» WHAT NEEDS TO BE DONE
From the data below, set down exactly the lines between the one holding "r.tout = tout;" and the one holding "const double* __restrict__ u, const", inclusive, and no others.

═══ STUDY MATERIAL

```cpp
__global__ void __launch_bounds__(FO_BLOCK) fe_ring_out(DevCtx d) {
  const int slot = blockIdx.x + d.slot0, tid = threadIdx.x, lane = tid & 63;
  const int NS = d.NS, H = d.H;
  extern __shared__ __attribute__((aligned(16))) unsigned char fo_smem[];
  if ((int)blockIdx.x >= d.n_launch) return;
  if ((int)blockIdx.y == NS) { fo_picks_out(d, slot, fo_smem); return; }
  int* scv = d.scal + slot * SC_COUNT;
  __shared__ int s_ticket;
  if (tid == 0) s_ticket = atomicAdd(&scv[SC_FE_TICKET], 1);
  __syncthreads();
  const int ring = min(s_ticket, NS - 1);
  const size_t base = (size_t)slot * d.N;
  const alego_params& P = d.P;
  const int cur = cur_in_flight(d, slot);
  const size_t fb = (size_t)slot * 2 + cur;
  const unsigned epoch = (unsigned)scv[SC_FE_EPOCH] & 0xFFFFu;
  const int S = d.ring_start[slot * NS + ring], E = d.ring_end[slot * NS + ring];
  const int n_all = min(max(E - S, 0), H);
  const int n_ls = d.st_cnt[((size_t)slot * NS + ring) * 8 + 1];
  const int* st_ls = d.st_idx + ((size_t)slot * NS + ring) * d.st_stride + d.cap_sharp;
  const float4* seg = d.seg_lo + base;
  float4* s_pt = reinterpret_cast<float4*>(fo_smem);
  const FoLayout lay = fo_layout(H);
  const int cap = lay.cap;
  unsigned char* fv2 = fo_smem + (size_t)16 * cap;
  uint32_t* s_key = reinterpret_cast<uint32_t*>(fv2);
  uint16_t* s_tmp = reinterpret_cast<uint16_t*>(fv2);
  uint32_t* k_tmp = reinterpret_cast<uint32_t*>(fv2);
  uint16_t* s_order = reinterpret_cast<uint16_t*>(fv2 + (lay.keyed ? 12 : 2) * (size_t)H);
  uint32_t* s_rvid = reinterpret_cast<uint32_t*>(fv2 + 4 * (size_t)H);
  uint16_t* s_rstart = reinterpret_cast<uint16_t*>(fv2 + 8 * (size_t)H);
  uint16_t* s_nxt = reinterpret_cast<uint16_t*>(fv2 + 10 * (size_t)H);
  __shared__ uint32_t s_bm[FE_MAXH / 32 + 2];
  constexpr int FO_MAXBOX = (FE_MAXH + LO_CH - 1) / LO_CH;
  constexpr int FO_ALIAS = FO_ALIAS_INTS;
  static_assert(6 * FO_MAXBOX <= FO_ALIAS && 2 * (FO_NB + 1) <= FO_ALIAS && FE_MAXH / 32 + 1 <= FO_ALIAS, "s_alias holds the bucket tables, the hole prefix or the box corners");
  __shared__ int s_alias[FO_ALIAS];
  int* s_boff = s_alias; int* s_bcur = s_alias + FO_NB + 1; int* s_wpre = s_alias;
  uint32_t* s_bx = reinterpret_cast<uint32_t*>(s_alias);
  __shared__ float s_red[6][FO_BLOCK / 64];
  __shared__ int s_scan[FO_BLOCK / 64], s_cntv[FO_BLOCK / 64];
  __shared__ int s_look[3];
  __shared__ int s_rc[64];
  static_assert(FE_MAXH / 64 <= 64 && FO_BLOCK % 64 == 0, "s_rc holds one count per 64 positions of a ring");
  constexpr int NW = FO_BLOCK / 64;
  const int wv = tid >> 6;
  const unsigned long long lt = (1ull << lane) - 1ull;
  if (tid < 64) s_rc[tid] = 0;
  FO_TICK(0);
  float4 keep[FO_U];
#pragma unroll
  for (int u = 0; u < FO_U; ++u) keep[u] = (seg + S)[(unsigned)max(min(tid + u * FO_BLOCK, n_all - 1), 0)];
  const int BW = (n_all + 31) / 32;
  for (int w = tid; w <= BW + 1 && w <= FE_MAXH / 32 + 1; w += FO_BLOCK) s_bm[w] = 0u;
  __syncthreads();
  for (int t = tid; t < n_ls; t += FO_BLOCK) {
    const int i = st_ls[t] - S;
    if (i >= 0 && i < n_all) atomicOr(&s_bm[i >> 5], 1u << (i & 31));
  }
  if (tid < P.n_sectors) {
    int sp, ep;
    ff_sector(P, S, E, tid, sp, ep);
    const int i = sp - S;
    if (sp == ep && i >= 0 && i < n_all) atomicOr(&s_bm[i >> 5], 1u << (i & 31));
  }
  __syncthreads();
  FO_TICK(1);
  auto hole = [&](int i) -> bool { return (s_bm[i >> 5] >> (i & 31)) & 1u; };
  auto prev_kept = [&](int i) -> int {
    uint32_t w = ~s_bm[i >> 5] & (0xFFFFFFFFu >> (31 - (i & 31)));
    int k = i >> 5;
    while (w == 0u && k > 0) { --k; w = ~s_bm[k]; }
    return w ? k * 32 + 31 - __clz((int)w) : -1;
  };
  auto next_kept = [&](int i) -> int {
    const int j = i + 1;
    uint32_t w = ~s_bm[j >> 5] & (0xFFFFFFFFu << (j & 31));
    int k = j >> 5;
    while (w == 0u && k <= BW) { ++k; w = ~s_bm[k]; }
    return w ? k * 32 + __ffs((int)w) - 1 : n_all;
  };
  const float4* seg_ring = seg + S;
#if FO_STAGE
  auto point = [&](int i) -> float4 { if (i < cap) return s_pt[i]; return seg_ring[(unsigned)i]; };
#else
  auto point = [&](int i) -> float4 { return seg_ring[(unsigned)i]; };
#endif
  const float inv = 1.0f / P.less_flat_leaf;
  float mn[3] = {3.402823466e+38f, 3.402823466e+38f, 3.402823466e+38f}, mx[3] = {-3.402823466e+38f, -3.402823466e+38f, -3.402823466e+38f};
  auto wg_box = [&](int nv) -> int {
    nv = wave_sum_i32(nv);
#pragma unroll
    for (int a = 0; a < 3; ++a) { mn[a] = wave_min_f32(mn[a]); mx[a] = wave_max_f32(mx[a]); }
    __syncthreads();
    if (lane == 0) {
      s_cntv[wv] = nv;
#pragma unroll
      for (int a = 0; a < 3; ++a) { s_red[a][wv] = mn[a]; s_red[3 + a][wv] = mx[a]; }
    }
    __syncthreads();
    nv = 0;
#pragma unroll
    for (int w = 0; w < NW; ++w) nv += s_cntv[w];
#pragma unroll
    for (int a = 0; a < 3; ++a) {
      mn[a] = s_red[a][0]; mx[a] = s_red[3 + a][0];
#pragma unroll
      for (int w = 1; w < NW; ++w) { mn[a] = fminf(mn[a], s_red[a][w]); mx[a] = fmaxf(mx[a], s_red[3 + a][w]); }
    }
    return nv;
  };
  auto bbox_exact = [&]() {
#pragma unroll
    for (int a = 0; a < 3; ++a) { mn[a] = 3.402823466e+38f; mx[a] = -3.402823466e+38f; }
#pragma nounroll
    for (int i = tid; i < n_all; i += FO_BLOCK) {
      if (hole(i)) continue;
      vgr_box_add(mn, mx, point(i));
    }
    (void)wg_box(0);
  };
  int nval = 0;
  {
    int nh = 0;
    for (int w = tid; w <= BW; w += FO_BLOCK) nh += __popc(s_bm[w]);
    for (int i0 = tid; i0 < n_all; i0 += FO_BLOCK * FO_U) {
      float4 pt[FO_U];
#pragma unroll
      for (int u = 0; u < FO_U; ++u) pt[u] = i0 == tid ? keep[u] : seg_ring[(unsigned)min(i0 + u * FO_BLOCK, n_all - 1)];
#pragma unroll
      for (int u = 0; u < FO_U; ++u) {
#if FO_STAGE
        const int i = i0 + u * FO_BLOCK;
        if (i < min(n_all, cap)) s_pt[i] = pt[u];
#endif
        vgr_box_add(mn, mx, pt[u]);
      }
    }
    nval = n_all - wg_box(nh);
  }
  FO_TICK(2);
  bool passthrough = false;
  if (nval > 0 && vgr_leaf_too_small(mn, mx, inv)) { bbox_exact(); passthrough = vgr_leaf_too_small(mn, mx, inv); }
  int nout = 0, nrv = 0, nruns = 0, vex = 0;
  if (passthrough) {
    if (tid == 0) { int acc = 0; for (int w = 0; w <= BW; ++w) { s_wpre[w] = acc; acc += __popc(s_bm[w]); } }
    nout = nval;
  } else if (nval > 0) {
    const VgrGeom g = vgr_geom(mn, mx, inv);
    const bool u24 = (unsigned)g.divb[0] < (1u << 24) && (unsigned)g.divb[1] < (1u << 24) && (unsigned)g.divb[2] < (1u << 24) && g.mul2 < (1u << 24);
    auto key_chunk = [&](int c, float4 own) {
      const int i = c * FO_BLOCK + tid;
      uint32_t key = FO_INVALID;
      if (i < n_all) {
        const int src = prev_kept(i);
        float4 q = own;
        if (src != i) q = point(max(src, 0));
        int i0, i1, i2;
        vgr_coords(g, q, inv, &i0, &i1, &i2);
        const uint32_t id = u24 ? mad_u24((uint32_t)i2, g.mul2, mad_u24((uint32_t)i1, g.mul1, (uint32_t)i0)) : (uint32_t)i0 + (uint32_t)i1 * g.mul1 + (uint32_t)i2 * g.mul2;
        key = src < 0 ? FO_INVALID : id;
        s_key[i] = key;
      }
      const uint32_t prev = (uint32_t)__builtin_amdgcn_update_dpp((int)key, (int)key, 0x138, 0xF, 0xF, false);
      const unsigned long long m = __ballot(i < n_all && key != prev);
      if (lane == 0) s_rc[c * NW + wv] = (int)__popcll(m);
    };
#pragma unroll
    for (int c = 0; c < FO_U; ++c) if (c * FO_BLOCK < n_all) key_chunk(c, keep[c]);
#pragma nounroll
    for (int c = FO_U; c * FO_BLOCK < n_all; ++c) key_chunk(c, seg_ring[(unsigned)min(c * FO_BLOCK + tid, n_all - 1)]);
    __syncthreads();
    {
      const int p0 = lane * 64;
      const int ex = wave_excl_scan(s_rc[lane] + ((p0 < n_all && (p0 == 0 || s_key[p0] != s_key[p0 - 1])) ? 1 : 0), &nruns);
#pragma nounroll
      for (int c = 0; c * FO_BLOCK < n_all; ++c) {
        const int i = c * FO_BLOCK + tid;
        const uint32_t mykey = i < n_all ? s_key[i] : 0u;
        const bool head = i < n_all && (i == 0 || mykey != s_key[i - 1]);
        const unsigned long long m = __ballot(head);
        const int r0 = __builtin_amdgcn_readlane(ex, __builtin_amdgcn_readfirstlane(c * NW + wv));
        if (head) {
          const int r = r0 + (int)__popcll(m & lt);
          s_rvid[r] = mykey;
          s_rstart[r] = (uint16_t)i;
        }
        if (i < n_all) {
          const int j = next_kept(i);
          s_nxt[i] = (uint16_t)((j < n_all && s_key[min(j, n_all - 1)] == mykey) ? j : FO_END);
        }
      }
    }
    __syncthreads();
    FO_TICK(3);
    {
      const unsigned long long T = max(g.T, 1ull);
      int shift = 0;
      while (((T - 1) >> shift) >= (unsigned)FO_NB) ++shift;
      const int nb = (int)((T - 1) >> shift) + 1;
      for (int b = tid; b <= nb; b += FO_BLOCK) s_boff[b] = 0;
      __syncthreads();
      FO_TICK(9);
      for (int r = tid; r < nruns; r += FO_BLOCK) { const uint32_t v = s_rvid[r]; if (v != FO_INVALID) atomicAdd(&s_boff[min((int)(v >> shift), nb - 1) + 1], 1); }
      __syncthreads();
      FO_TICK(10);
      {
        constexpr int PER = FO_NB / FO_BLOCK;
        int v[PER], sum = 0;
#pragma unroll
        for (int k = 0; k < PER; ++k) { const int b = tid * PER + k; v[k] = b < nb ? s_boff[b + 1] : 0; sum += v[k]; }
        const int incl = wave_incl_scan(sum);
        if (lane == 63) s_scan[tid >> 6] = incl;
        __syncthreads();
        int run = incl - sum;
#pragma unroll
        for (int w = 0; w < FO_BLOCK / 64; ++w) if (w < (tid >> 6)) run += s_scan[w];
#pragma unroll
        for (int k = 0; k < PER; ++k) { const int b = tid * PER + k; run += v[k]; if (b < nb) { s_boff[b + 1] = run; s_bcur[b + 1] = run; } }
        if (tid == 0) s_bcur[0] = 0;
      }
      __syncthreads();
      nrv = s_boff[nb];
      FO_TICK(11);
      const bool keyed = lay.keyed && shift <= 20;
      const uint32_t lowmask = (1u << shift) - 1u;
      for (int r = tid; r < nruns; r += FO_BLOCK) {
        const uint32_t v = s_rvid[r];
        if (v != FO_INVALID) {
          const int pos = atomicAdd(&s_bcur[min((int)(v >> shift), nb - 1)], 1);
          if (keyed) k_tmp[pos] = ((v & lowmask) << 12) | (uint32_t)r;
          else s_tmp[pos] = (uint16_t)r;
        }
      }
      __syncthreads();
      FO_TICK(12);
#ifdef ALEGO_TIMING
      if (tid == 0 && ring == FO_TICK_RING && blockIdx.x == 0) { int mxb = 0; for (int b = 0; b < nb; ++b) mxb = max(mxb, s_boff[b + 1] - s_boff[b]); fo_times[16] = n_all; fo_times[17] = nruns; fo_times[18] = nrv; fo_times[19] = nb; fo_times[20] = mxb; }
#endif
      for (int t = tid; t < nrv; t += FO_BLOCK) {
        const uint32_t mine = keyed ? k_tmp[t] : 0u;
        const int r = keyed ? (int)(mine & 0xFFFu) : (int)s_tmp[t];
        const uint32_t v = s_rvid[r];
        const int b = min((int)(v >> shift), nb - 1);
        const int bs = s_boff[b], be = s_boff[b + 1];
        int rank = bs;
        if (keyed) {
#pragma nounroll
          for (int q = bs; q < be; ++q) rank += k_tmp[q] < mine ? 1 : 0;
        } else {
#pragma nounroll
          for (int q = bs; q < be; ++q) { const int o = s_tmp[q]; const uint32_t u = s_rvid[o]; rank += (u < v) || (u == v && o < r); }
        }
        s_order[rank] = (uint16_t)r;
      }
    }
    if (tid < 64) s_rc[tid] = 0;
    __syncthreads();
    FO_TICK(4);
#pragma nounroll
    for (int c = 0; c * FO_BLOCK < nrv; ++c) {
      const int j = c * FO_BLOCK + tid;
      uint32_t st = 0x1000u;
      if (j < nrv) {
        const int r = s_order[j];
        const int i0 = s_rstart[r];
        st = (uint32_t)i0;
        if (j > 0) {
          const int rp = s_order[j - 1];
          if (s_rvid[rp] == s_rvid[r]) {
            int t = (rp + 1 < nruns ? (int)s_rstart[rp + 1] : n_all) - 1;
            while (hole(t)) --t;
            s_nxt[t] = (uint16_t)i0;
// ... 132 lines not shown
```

══════
═══ STUDY MATERIAL

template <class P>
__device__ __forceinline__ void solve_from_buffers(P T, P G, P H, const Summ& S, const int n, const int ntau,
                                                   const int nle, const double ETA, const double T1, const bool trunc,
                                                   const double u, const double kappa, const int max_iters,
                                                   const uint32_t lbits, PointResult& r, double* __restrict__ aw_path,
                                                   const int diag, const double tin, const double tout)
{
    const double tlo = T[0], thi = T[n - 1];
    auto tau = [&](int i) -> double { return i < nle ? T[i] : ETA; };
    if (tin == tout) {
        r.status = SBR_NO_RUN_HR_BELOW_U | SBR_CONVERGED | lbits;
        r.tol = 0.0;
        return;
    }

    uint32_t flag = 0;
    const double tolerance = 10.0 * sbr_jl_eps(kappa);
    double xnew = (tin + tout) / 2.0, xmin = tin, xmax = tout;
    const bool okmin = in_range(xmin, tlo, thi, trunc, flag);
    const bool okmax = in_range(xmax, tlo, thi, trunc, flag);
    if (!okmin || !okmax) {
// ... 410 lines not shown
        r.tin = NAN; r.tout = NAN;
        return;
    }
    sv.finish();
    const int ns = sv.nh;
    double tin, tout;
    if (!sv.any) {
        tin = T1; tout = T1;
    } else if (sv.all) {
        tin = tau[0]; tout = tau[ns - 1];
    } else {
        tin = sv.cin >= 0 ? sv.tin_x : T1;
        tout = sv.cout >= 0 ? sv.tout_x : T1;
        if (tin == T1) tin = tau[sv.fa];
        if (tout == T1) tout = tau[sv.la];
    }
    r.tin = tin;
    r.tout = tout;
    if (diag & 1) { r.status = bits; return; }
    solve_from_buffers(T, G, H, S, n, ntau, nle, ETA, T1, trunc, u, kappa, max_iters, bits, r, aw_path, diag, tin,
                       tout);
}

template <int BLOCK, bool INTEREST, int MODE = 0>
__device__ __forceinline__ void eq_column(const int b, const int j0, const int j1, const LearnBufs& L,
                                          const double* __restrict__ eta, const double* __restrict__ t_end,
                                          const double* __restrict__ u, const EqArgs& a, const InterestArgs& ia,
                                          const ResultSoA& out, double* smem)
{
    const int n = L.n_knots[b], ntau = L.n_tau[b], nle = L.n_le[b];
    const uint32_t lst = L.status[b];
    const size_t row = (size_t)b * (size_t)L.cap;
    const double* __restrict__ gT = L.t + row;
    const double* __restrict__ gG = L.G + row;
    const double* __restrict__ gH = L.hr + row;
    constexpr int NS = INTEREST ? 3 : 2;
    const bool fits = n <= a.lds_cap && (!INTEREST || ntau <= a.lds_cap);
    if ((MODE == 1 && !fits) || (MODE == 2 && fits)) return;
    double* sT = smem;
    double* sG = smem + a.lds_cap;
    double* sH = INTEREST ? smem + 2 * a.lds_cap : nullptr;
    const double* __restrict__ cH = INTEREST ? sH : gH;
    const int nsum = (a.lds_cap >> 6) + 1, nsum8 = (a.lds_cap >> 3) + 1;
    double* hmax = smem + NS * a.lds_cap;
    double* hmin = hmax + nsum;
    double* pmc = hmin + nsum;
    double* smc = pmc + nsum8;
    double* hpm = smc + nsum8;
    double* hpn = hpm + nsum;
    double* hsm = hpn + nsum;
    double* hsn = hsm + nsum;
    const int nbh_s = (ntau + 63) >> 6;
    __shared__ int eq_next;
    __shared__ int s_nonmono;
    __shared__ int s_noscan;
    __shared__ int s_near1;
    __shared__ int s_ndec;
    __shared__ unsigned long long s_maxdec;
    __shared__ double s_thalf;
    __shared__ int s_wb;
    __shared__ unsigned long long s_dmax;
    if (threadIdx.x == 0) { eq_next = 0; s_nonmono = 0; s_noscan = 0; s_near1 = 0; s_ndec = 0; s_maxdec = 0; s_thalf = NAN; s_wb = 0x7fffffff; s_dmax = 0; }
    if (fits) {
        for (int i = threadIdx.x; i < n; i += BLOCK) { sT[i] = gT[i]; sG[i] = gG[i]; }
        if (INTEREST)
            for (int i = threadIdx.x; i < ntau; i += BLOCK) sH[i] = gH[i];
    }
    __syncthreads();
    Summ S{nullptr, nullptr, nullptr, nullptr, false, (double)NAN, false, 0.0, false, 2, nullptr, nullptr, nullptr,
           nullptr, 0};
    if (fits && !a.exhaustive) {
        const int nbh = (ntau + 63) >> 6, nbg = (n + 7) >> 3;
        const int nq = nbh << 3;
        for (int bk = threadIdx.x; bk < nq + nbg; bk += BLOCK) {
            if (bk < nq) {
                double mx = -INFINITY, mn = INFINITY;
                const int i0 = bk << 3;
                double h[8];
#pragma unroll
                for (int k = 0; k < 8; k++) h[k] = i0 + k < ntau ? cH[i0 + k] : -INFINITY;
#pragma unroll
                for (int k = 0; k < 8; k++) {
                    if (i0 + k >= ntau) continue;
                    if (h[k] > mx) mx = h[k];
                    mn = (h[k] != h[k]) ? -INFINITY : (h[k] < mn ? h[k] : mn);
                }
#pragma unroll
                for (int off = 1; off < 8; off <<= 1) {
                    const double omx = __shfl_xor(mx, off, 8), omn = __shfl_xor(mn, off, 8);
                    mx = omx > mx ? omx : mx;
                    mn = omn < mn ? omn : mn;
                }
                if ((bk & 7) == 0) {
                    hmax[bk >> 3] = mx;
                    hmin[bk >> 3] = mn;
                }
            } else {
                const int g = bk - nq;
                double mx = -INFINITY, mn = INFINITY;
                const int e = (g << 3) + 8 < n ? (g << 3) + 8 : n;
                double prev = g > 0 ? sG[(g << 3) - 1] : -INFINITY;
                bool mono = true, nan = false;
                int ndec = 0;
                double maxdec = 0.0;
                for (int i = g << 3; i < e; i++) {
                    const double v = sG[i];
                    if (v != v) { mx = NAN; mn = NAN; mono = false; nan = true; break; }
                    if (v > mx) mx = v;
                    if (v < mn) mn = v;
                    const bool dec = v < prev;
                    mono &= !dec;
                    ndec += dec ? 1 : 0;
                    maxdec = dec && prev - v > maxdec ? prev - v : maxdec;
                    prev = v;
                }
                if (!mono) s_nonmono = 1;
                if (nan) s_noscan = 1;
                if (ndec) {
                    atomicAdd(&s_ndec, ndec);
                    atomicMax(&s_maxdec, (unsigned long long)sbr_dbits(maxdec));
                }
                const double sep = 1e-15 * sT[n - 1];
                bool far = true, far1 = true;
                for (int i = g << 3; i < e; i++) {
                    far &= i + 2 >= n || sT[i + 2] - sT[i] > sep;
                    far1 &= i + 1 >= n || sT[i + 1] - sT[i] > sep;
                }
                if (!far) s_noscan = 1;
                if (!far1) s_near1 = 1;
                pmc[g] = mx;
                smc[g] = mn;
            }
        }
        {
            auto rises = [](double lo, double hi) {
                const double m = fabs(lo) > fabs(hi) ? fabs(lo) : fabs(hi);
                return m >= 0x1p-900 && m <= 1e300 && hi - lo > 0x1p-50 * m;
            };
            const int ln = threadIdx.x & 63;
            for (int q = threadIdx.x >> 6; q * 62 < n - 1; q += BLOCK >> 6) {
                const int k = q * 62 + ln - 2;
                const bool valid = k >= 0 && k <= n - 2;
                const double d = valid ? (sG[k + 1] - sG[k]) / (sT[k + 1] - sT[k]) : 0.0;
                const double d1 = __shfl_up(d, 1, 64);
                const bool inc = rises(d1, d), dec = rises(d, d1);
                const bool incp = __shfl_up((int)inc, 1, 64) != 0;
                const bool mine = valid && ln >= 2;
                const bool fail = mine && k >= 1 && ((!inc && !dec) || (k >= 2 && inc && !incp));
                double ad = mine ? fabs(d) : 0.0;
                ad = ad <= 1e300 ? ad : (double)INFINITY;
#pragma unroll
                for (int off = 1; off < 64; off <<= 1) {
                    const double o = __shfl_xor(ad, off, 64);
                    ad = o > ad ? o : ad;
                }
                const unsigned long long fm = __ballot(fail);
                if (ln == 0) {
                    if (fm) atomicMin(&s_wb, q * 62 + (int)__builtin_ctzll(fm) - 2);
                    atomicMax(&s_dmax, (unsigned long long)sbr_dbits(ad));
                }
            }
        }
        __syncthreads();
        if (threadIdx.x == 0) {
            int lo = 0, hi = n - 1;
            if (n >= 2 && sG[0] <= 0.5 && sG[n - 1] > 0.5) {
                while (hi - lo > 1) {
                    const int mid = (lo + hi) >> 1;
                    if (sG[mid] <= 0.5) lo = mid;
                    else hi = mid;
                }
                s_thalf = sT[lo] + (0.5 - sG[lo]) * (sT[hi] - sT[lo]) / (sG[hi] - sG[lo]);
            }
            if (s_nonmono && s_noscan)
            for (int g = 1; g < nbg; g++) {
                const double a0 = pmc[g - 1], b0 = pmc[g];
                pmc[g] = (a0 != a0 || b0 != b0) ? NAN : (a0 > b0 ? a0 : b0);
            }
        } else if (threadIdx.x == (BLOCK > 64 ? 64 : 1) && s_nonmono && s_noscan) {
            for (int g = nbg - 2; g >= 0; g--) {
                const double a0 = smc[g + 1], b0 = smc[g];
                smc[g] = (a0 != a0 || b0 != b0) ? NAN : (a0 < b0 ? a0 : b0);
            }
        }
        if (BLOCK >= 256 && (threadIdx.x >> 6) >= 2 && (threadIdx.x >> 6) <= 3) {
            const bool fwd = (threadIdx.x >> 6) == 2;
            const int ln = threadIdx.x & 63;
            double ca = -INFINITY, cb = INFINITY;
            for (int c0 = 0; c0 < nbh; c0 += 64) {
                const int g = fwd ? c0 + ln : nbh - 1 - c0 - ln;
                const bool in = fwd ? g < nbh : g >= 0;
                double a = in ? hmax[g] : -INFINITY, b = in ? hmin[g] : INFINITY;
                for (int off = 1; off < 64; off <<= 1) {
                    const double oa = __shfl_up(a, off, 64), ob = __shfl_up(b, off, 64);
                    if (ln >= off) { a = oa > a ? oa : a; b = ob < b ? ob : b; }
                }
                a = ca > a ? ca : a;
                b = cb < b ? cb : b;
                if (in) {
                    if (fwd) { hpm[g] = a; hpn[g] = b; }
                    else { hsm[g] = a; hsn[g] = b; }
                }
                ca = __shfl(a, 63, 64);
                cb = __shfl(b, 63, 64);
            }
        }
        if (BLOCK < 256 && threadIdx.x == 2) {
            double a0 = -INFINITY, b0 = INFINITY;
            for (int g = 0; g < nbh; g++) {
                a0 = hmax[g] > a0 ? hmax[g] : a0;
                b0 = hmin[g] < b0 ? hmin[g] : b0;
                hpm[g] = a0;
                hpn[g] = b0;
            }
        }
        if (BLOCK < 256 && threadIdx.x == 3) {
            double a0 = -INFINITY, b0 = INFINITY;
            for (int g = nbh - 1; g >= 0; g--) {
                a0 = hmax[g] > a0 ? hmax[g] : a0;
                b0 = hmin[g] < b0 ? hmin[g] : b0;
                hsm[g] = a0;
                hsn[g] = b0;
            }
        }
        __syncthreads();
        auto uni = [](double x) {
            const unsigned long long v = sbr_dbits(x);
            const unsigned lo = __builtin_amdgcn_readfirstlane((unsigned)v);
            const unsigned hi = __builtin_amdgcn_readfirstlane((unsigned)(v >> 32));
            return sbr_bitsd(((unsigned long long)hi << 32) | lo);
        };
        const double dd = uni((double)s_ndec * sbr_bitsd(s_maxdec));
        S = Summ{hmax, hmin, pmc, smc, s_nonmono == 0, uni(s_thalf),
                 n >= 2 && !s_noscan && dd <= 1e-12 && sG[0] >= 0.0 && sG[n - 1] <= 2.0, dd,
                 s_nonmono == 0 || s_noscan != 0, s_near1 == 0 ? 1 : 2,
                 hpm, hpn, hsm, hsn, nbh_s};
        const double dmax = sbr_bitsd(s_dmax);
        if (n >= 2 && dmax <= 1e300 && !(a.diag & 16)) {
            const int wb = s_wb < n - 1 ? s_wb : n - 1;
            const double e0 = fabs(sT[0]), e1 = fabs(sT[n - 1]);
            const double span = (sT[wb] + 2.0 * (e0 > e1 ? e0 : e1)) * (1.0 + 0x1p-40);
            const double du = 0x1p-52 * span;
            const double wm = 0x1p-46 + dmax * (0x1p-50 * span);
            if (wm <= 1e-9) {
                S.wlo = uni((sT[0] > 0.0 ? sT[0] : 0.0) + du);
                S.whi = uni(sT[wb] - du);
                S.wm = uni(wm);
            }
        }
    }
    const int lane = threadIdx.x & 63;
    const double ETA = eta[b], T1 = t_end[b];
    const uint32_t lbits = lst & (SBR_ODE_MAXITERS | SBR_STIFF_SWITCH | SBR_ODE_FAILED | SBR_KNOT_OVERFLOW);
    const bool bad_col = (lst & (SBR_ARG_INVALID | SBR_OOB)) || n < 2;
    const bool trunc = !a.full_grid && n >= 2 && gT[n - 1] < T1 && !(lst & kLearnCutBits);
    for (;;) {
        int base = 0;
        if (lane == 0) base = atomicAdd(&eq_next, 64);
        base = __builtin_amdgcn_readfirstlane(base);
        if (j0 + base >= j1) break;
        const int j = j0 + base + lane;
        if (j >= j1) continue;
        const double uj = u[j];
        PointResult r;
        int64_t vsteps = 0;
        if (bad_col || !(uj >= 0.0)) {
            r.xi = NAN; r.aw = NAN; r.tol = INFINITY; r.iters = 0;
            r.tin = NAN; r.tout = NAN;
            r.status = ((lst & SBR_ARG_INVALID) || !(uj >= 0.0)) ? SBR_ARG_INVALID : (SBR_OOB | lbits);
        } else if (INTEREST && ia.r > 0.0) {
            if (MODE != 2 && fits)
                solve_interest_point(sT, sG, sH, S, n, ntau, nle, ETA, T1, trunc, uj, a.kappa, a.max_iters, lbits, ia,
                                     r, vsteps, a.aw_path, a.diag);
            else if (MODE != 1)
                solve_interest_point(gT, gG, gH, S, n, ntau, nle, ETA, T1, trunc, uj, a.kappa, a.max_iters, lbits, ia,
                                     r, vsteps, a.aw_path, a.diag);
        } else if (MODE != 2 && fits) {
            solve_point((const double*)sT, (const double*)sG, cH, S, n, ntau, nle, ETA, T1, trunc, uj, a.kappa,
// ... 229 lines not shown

══════

» WRITTEN SOLUTION
    r.tout = tout;
    if (diag & 1) { r.status = bits; return; }
    solve_from_buffers(T, G, H, S, n, ntau, nle, ETA, T1, trunc, u, kappa, max_iters, bits, r, aw_path, diag, tin,
                       tout);
}

template <int BLOCK, bool INTEREST, int MODE = 0>
__device__ __forceinline__ void eq_column(const int b, const int j0, const int j1, const LearnBufs& L,
                                          const double* __restrict__ eta, const double* __restrict__ t_end,
                                          const double* __restrict__ u, const EqArgs& a, const InterestArgs& ia,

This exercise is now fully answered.